WORK TO BE COMPLETED
Could you restate word for word every line of the records below, from the first one to the one holding "Measured on AMD"?

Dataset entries
== Segment start ==

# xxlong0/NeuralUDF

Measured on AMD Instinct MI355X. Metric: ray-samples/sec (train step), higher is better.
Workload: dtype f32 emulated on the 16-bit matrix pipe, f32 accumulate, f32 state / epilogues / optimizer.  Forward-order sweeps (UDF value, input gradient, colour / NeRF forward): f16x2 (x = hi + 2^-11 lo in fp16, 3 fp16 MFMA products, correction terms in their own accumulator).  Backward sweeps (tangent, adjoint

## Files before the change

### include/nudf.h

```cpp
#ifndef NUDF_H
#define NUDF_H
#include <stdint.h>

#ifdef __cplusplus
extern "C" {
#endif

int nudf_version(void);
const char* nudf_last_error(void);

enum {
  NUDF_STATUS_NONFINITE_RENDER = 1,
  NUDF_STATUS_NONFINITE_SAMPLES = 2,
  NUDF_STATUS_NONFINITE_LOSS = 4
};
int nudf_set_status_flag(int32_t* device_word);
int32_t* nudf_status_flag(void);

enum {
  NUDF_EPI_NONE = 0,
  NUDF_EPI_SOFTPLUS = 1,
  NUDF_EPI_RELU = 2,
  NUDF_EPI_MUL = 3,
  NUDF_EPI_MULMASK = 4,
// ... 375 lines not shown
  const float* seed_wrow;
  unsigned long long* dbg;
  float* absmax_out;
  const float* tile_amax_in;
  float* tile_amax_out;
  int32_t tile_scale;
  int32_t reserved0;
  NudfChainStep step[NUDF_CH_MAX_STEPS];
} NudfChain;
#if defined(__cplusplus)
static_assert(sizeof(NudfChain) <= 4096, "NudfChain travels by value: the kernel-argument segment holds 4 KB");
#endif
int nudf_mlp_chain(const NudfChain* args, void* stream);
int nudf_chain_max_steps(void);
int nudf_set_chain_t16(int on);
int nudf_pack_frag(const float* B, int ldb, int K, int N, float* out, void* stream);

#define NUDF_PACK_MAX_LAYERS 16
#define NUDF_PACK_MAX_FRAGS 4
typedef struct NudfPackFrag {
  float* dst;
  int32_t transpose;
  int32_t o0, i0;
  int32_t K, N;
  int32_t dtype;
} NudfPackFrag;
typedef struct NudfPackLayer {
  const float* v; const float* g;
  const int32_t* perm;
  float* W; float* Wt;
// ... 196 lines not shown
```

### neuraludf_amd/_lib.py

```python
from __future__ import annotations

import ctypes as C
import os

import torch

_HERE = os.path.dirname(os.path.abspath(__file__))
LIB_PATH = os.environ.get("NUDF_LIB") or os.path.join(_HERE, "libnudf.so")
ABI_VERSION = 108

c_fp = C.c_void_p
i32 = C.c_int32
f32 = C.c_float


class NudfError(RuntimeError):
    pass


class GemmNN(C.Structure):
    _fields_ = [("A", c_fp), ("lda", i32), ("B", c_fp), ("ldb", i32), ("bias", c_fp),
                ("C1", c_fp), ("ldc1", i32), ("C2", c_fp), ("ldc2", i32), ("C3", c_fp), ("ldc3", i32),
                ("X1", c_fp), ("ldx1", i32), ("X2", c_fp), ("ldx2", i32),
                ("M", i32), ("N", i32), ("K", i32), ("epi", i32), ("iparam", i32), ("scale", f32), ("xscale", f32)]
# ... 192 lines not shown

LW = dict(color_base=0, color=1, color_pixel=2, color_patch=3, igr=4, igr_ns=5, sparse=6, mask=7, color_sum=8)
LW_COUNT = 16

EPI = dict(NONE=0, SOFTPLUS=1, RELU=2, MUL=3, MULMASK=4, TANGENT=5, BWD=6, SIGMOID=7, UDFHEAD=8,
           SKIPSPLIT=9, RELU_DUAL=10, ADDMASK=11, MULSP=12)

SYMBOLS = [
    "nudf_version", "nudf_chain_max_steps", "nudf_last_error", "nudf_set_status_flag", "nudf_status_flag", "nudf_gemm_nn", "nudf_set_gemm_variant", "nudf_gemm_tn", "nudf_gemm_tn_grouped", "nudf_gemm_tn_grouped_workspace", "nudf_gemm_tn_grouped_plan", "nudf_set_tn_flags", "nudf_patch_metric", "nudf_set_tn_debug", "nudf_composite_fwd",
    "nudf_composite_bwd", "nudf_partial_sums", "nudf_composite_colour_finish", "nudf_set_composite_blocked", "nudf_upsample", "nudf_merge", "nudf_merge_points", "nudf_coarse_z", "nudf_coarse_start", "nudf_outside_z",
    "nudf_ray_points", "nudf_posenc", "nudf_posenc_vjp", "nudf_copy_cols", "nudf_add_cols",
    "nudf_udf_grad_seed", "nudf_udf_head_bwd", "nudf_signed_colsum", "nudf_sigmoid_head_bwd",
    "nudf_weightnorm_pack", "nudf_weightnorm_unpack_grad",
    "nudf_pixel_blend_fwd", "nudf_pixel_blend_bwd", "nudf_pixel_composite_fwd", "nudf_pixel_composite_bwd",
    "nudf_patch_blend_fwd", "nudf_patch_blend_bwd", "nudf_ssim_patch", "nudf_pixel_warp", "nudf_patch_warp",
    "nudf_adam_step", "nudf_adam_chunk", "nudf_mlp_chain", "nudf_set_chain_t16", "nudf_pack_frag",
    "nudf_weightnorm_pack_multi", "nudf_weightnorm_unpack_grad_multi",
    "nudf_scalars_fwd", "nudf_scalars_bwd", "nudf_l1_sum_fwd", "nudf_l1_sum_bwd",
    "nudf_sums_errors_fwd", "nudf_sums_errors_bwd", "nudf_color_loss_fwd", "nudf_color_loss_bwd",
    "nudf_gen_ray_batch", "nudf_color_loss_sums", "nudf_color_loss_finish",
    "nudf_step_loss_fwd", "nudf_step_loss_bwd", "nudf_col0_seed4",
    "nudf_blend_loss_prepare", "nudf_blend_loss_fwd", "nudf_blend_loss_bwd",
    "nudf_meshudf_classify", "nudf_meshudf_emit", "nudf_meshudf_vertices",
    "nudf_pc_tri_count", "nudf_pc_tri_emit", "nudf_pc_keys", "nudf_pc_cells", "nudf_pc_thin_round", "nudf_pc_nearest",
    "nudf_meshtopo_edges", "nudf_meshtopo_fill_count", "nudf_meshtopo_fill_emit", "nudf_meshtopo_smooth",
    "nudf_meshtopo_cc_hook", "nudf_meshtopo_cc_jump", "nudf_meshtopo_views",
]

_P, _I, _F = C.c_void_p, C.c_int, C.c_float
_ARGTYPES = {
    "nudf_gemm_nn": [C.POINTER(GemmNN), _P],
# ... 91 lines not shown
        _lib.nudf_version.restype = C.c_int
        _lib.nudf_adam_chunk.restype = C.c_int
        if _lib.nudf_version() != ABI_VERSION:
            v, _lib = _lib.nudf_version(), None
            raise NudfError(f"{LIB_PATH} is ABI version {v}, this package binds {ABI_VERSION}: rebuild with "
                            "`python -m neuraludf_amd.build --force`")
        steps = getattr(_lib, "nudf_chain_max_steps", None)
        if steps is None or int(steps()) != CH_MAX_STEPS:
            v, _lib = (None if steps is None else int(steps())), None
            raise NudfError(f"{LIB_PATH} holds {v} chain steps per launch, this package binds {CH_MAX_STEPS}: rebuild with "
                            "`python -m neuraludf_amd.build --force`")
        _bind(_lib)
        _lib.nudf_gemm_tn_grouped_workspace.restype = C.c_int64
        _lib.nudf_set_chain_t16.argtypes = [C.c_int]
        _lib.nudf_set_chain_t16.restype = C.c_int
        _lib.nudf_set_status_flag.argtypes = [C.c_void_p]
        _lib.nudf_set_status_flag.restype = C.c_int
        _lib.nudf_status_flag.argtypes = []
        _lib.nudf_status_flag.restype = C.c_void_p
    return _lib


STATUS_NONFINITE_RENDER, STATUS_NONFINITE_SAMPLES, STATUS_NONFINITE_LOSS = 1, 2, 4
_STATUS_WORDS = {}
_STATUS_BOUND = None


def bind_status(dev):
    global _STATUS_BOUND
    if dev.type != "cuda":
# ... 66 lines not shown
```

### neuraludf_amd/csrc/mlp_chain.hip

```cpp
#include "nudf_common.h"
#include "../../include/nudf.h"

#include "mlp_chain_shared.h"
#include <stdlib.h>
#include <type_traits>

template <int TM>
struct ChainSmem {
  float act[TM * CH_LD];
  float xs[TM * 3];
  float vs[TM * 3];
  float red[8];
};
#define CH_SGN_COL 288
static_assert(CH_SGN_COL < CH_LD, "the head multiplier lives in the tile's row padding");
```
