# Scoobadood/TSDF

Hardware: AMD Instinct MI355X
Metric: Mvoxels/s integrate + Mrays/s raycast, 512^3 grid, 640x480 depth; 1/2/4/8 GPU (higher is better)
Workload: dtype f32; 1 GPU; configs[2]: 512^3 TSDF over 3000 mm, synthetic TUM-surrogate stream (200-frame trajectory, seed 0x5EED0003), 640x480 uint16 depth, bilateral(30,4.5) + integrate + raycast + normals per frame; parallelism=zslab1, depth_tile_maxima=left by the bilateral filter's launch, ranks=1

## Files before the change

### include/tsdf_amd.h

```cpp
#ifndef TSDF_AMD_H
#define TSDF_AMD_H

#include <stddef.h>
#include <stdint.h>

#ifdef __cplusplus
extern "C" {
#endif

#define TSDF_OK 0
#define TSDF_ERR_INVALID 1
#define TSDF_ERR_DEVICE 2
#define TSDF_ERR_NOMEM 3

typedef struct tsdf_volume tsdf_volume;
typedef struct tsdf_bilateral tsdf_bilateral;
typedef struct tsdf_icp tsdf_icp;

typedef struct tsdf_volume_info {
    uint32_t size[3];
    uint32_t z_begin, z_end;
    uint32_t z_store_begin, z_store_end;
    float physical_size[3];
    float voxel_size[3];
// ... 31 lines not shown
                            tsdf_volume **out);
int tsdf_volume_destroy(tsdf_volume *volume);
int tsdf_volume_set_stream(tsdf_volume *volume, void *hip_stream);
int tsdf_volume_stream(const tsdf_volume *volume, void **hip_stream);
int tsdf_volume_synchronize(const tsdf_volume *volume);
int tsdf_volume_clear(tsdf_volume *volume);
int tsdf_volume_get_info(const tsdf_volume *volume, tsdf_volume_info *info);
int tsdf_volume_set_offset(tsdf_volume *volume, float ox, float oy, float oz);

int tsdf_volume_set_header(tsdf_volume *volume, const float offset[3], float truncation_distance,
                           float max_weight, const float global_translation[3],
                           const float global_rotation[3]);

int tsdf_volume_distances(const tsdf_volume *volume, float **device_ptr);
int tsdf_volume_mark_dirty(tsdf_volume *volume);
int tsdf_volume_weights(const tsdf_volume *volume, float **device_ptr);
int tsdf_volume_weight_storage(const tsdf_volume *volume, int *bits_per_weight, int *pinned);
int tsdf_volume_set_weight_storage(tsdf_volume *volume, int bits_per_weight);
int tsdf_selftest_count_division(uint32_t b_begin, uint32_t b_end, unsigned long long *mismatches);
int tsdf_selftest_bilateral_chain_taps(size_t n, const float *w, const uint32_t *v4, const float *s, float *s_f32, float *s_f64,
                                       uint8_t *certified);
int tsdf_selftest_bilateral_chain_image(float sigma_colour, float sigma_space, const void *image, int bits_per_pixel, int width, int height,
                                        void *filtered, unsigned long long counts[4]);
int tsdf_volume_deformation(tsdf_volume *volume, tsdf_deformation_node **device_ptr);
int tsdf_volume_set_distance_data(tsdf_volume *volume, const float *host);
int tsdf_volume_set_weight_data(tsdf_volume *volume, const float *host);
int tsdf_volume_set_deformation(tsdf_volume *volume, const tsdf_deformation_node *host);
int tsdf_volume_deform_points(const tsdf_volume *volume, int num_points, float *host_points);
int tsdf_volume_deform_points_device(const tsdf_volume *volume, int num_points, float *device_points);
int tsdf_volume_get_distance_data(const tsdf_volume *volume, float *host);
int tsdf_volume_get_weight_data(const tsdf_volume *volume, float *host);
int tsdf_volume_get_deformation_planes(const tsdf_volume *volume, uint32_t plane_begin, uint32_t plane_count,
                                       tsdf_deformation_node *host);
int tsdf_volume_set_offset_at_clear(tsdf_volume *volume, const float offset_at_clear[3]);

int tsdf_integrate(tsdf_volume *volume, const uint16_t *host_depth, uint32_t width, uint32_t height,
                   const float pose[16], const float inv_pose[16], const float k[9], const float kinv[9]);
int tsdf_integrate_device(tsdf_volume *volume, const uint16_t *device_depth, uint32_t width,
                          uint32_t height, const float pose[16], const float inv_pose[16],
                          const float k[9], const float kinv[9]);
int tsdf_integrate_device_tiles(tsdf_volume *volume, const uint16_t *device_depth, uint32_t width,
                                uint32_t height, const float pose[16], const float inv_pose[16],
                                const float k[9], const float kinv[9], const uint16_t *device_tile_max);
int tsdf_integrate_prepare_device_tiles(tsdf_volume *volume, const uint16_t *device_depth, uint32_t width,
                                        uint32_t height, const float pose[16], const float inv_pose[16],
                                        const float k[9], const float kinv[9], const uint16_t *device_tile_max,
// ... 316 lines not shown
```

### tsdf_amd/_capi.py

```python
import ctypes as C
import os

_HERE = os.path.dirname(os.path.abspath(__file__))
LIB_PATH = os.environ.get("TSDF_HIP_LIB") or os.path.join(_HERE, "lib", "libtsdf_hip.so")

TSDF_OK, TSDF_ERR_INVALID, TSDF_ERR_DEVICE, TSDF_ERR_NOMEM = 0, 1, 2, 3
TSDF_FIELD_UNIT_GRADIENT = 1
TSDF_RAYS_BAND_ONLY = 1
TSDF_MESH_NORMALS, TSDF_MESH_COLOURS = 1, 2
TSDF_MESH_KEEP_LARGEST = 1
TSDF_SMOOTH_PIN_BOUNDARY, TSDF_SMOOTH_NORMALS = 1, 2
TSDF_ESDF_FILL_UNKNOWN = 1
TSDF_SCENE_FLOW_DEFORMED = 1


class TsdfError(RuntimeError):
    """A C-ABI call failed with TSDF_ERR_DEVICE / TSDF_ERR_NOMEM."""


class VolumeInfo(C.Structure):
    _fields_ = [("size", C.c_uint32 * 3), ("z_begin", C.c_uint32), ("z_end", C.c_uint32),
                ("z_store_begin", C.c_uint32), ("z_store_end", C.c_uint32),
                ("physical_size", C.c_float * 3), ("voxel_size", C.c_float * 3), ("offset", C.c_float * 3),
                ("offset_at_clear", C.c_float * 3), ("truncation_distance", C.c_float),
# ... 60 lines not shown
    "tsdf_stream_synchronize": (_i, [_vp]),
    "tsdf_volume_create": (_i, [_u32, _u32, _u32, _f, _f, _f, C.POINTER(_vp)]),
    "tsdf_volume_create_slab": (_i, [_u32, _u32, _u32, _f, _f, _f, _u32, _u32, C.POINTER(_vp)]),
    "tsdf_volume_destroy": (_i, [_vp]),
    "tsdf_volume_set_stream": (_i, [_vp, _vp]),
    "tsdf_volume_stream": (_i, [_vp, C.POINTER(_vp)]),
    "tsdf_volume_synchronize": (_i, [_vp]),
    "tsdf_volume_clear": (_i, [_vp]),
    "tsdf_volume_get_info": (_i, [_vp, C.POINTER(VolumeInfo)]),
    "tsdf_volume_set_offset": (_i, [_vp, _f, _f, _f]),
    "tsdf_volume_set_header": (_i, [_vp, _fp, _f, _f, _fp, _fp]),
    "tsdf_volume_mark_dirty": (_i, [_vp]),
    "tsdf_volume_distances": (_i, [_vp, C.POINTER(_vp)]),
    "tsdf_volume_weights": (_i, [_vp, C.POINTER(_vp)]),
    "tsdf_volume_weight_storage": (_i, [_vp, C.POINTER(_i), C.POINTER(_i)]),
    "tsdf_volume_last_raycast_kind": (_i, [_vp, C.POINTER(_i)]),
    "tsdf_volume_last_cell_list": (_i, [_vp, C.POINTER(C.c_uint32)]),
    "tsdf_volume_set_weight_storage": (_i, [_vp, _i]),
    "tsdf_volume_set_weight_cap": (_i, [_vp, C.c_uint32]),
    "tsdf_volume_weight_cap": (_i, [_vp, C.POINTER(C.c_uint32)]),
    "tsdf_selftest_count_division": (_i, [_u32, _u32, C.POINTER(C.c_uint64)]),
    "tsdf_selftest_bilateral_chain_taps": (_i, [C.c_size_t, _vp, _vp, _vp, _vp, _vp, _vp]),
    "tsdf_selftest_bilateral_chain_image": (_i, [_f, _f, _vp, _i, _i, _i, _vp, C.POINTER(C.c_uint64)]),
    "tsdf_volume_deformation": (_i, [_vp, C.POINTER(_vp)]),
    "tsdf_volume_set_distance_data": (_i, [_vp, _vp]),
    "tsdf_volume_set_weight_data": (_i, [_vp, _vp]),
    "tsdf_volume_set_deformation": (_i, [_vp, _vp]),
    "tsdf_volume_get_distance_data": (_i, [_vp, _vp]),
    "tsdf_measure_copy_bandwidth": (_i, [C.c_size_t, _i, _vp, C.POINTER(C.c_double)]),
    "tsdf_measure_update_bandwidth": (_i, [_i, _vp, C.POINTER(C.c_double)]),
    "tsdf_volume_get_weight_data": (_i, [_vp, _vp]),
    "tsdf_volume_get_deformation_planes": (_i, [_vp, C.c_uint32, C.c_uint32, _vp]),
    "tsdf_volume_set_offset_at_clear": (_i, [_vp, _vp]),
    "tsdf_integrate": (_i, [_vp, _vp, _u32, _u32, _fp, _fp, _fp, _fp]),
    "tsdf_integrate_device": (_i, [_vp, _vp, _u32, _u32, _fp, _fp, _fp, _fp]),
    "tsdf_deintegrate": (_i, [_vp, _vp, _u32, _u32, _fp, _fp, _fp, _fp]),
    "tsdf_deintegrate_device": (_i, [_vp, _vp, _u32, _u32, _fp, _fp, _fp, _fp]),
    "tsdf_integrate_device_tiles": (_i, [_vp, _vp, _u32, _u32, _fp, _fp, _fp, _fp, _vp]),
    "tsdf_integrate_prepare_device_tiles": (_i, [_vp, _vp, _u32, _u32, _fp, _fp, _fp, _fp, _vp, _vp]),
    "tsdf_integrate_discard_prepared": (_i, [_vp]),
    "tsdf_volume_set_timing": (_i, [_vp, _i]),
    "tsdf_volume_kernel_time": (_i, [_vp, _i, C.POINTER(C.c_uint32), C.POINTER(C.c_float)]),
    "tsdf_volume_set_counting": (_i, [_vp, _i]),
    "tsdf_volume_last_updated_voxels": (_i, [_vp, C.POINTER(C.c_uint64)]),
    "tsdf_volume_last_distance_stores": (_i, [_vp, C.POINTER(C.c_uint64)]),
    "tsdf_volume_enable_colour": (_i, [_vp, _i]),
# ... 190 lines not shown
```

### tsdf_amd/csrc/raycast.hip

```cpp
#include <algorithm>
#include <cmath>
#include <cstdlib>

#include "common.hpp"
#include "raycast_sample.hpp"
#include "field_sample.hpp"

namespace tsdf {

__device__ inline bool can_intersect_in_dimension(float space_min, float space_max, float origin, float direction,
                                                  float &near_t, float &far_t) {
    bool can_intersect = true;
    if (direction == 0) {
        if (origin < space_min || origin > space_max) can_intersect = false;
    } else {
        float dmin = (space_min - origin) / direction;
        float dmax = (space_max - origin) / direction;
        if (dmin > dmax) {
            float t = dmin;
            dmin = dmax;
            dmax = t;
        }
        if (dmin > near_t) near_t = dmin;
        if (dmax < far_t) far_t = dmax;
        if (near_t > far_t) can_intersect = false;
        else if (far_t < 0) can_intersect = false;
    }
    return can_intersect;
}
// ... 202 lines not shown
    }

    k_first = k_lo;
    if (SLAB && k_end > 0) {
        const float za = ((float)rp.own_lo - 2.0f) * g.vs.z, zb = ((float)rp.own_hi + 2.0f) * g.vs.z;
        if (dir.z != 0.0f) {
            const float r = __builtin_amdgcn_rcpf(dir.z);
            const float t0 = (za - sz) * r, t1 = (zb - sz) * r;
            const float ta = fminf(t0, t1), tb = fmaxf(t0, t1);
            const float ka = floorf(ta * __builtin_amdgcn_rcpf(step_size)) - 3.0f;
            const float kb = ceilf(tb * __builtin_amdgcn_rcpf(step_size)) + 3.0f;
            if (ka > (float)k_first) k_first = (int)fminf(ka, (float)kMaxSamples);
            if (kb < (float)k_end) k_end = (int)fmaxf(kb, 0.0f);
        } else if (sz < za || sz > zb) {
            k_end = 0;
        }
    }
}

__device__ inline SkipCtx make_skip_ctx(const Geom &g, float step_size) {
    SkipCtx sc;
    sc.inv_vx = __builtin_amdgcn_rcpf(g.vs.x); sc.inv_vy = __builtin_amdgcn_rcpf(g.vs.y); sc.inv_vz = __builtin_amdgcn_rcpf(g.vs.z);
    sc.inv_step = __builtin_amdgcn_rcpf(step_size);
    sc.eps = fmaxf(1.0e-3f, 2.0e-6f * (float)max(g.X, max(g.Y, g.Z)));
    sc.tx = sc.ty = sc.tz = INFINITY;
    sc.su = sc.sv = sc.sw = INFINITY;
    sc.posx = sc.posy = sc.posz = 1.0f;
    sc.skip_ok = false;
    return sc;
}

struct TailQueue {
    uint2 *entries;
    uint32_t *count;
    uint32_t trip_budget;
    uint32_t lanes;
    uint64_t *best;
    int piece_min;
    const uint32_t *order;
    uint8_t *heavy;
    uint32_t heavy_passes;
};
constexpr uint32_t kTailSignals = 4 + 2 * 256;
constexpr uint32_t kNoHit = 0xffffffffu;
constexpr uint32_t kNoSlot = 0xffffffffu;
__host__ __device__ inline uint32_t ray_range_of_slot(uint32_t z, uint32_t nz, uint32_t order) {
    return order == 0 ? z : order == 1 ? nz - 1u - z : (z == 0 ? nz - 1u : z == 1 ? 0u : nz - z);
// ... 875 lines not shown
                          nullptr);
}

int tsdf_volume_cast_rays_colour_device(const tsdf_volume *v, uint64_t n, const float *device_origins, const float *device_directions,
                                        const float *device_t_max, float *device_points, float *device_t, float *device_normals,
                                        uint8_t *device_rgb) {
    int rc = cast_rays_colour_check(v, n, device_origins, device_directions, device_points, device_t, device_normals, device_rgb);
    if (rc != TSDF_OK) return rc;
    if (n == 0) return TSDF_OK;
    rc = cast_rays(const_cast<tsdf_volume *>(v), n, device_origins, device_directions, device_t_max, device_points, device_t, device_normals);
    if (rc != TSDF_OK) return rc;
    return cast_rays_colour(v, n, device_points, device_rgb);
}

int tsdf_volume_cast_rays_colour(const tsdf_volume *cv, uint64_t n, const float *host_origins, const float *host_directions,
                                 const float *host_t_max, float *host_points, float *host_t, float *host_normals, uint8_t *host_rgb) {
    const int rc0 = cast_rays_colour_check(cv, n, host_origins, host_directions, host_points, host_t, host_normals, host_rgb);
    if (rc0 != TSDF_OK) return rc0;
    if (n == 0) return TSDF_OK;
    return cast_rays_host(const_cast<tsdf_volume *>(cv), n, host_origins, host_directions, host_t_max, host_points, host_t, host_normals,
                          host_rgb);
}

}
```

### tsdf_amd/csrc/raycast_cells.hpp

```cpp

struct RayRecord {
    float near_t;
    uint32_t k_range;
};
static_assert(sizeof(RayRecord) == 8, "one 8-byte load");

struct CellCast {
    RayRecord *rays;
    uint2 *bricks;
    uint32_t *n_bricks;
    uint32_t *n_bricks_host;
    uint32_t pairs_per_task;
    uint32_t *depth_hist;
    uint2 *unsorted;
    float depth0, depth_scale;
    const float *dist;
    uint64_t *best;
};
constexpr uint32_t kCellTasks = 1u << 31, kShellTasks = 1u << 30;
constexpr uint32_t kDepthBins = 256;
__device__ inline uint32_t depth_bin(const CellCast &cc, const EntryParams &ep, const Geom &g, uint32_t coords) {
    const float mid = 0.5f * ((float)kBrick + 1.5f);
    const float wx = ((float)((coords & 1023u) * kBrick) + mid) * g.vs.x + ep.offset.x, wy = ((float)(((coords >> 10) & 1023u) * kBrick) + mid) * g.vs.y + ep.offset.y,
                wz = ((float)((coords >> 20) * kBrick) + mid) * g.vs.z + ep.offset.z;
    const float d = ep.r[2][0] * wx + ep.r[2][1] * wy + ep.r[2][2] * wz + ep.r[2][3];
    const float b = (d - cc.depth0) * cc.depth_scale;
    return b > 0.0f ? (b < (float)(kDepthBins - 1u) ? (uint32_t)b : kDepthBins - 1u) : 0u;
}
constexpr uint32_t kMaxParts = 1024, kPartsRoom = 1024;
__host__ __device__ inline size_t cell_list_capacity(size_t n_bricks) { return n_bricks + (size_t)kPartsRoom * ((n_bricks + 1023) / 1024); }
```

== Segment end ==

FINISHED TASK
# xxlong0/NeuralUDF

Measured on AMD Instinct MI355X. Metric: ray-samples/sec (train step), higher is better.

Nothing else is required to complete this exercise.